The living donor
liver transplantation (LDLT) experience for patients with hepatitis B virus (HBV)
infection is still limited. Because LDLT can be performed electively, it can provide an appropriate length of time to reduce HBV
DNA levels before the operation. This study aims to examine the feasibility of our protocol for preventing HBV
reinfection after LDLT. Of 20 patients analyzed, 15 patients had detectable serum HBV
DNA when referred to our hospital. Thirteen patients had
hepatocellular carcinoma. All patients were treated with
lamivudine (100 mg/d) before LDLT. After LDLT,
hepatitis B immunoglobulin (
HBIG) was administered to maintain serum antibody to
hepatitis B surface antigen titers at greater than 1,000 IU/mL for 1 year and 200 IU/mL thereafter.
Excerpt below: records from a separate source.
extern "C" int bsarec_topk_full(const float* h, long ldh, const float* item_emb, int B, int V, int d, const int64_t* users,
                                const int64_t* indptr, const int64_t* indices, int k, int cand_cap, void* workspace,
                                long workspace_bytes, int64_t* out_idx, float* out_val, void* stream) {
    return bsarec_topk_full_range(h, ldh, item_emb, B, V, 0, d, users, indptr, indices, k, cand_cap, workspace, workspace_bytes,
                                  out_idx, out_val, stream);
}

static int answer_rank_check(const float* h, long ldh, const float* E, int B, int V, long col_base, int d, const int64_t* users,
                             const int64_t* indptr, const int64_t* indices, const int64_t* answers, const void* out) {
    if (B < 1 || V < 1 || d < 4 || d > 256 || d % 4 != 0 || ldh < d) return -10;
    if (col_base < 0 || col_base + V > 0x7fffffffL) return -10;
    if (!h || !E || !answers || !out || (indptr && (!users || !indices))) return -10;
    if ((uintptr_t)h % 16 != 0 || (uintptr_t)E % 16 != 0) return -10;
    return 0;
}

extern "C" int bsarec_answer_rank_range(const float* h, long ldh, const float* item_rows, int B, int Vs, long col_base, int d,
                                        const int64_t* users, const int64_t* indptr, const int64_t* indices, const int64_t* answers,
                                        const float* answer_score, int32_t* rank_out, float* score_out, void* stream) {
    RET(answer_rank_check(h, ldh, item_rows, B, Vs, col_base, d, users, indptr, indices, answers, rank_out));
    hipStream_t st = (hipStream_t)stream;
    const int tiles = (B + FR_ROWS - 1) / FR_ROWS, nblk = (Vs + FR_ITEMS - 1) / FR_ITEMS;
    int groups = (1024 + tiles - 1) / tiles;
    if (groups > nblk) groups = nblk;
    const size_t smem = (size_t)FR_ROWS * (d + 4) * sizeof(float);
    static bool attr = false;
    if (!attr) {
        const hipError_t e = hipFuncSetAttribute(reinterpret_cast<const void*>(answer_rank_count_kernel),
                                                 hipFuncAttributeMaxDynamicSharedMemorySize, (int)((size_t)FR_ROWS * 260 * sizeof(float)));
        if (e != hipSuccess) return (int)e;
        attr = true;
    }
    hipLaunchKernelGGL(answer_rank_row_kernel<false>, dim3(B), dim3(ROW_THREADS), 0, st, h, ldh, item_rows, Vs, col_base, d, users,
                       indptr, indices, answers, answer_score, rank_out, score_out);
    hipLaunchKernelGGL(answer_rank_count_kernel, dim3(tiles, groups), dim3(ROW_THREADS), smem, st, h, ldh, item_rows, B, Vs, col_base,
                       d, users, indptr, indices, answers, answer_score, (const float*)score_out, rank_out);
    return (int)hipGetLastError();
}

extern "C" int bsarec_answer_rank(const float* h, long ldh, const float* item_emb, int B, int V, int d, const int64_t* users,
                                  const int64_t* indptr, const int64_t* indices, const int64_t* answers, int32_t* rank_out,
                                  float* score_out, void* stream) {
    return bsarec_answer_rank_range(h, ldh, item_emb, B, V, 0, d, users, indptr, indices, answers, nullptr, rank_out, score_out,
                                    stream);
}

Lamivudine was not administered postoperatively, except for three patients with detectable serum HBV
DNA just before LDLT. All patients survived the operation. One patient died 229 days after LDLT of
carcinoma recurrence. In the other 19 patients, liver function has remained normal and no viral relapse occurred postoperatively during a median follow-up of 19 months. Perioperative use of
lamivudine and indefinite
HBIG administration in the postoperative period might be a rational strategy for preventing HBV
reinfection after LDLT.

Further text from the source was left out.